No bashing of Google — I work with them on many projects, and in fact the search industry is extremely interested in the novel ways of searching and exploring information…
There are almost infinite differences — I could talk about these for hours — and there is a complete mismatch between the use cases and underlying assumptions.
These differences require a totally different type of system, and deeply impact and inform the design of such a system.
These are examples we worked on to support the search process rather than the search outcome. The system adapts to the needs in different stages of search: prefocus supports exploratory search and the discovery of a clearer search focus; focus supports collecting material on the chosen topic, raw material as a first pass. Post focus supports management of the collected information and further analysis and synthesis of this information.
WebART project/CLEF Social Book Search
This is how I often feel — both in CH search systems and even on the web — there is clearly something wrong with the results, yet there is no transparency or control for me to change this around.
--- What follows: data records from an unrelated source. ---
struct ConvD {
    const int8_t*  x;
    const uint8_t* wt;
    void*          out;
    int32_t*       iout;
    const float*   bias;
    const float*   rowbias;
// ... 1122 lines not shown
        vals[j] = code;
    }
    unsigned w0 = 0, w1 = 0;
#pragma unroll
    for (int b = 0; b < 4; ++b) {
        w0 |= (unsigned)((vals[b] & 15) | ((vals[4 + b] & 15) << 4)) << (8 * b);
        w1 |= (unsigned)((vals[8 + b] & 15) | ((vals[12 + b] & 15) << 4)) << (8 * b);
    }
    const long kstep = kstep0 + (long)t * nsteps_tap + cs;
    uint2 pk = {w0, w1};
    *reinterpret_cast<uint2*>(wt + (kstep * ntiles + jt) * 1024 + (kh4 * 32 + nn) * 8) = pk;
    if (wsum && sum != 0) atomicAdd(&wsum[n], sum);
}

template <typename TO>
__global__ __launch_bounds__(256) void splitk_finalize_kernel(const int32_t* __restrict__ part, int nsplit, long MN, int Cout, int HoWo,
                                                              const float* __restrict__ scale, const int* __restrict__ zc,
                                                              const int* __restrict__ zw, const int* __restrict__ zfill,
                                                              const float* __restrict__ bias, const float* __restrict__ rowbias, long ldrb,
                                                              const TO* __restrict__ residual, long ldr, TO* __restrict__ out, long ldo) {
    const long e = (long)blockIdx.x * 256 + threadIdx.x;
    if (e >= MN) return;
    const long m = e / Cout;
    const int  n = (int)(e - m * Cout);
    int I = 0;
    for (int s = 0; s < nsplit; ++s) I += part[(long)s * MN + e];
    const int kz = zfill ? zfill[1] : 0;
    I = I - (zc ? zc[n] : 0) + (zw ? zw[n] : 0) * kz;
    float v = __builtin_fmaf((float)I, scale[n], bias ? bias[n] : 0.f);
    if (rowbias) v += rowbias[(m / HoWo) * ldrb + n];
    if constexpr (std::is_same<TO, float>::value) {
        if (residual) v += residual[m * ldr + n];
        out[m * ldo + n] = v;
    } else {
        if (residual) v += __half2float(residual[m * ldr + n]);
        out[m * ldo + n] = __float2half(v);
    }
}

__global__ __launch_bounds__(256) void pack_t8_kernel(const float* __restrict__ w, const float* __restrict__ alpha,
                                                      const float* __restrict__ delta, const float* __restrict__ zp,
                                                      int Cout, int Cin_total, int taps, int c0, int clen,
                                                      int n_levels, uint8_t* __restrict__ wt, int kstep0, int ntiles,
                                                      int nsteps_tap, int32_t* __restrict__ wsum) {
    long gid = (long)blockIdx.x * 256 + threadIdx.x;
    const long total = (long)taps * nsteps_tap * ntiles * 128;
    if (gid >= total) return;
    const int nn = (int)(gid & 31);
    const int kh4 = (int)((gid >> 5) & 3);
    long rest = gid >> 7;
    const int jt = (int)(rest % ntiles);
// ... 80 lines not shown
        QD_CASE(false, O_F32) QD_CASE(false, O_F16)
    } else {
        QD_CASE(false, O_F32)
        QD_CASE(false, O_F16)
        if constexpr (MT == 1 && WM == 4) { QD_CASE(false, O_I32) QD_CASE(true, O_F32) QD_CASE(true, O_F16) QD_CASE(false, O_PART) }
        if constexpr ((WB == 4 && WM == 4) || (WB == 8 && MT == 1 && NT == 4)) { QD_CASE(false, O_HROWS) QD_CASE(false, O_HTR) }
        if constexpr (NT == 4 && WB == 4 && WM == 4) { QD_CASE(false, O_GEGLU) }
    }
#undef QD_CASE
    qd_set_error("qd_conv2d_%s: unsupported variant split=%d out=%d tile %dx%d", WB >= 16 ? "bf16" : "i8", (int)split, out, BM, BN);
    return 1;
}

int nt_for(int N) { return N % 160 == 0 ? 5 : (N % 224 == 0 ? 7 : (N > 64 ? 4 : 2)); }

Search experts like me can figure out how to adapt my search to still find the desired results, but this requires me to adapt to the algorithm, rather than the algorithm adapting to me.
This is a question of who is in control — we must put the user’s back into the driver’s seat. This holds for both the back-office/curator and for the front-office/visitor-user.
Tools for curators to select and enrich content — to convey narratives rather than lists of object metadata.
meSch project.
Enriching data is key — this is an example of scanned archival records, specifically the parliamentary proceedings (Hansards) in which we explicitly annotated the debate structure, and links every speaker to her/his biography information.
The results are individual speeches with rich context on the speaker and debate -- the second result is from the 2007 debate causing the discussion on language use in parliament — we can delve deeper than ever before (find a unique speech of a MP in the last 200 years) and more general (showing aggregated results over the whole result set — consisting of massive numbers of speeches).
And we can go beyond this, by allowing users to build/change their own search engine on the fly — decide what data to search, how it is processed, and what level (speech, topic, meeting day) — tailored to their needs.
This is complex — not possible (or very expensive) for 1,000s of parallel users, but certainly feasible for privileged users such as researchers. And we can scale this, that’s just an engineering challenge.
Definitions of heritage: extensionalist is about the object meaning of objects (in terms of metadata feature). Modern view is constructivistic: the meaning is what it means to a user, or group of users, or society at large. Modern definition of meaning are “in the eye of the beholder” — so there are many meanings, and all are important.
One key consequence is that we need to bring back the social aspects into the digital realm. E.g., museum visits are a social event, people go with friends or family, and talk to each other about art.
There are easy ways to bring social aspects back. We worked on using Europeana logs for collaborative recommendations: recommend objects based in profiles, earlier viewed objects, and/or the current object looked at.
Any collaborative recommendation algorithm also already recommends similar trails of other people, and we can explicitly show these paths of previous likeminded people. This is in fact the main idea of Vannevar Bush’s Memex — rather than through hierarchical controlled systems, we discover useful information by following the footsteps of earlier users.
meSch project.
We did all the ground work, and I am very optimistic that we can dramatically increase the value of our tools in the coming decade to come.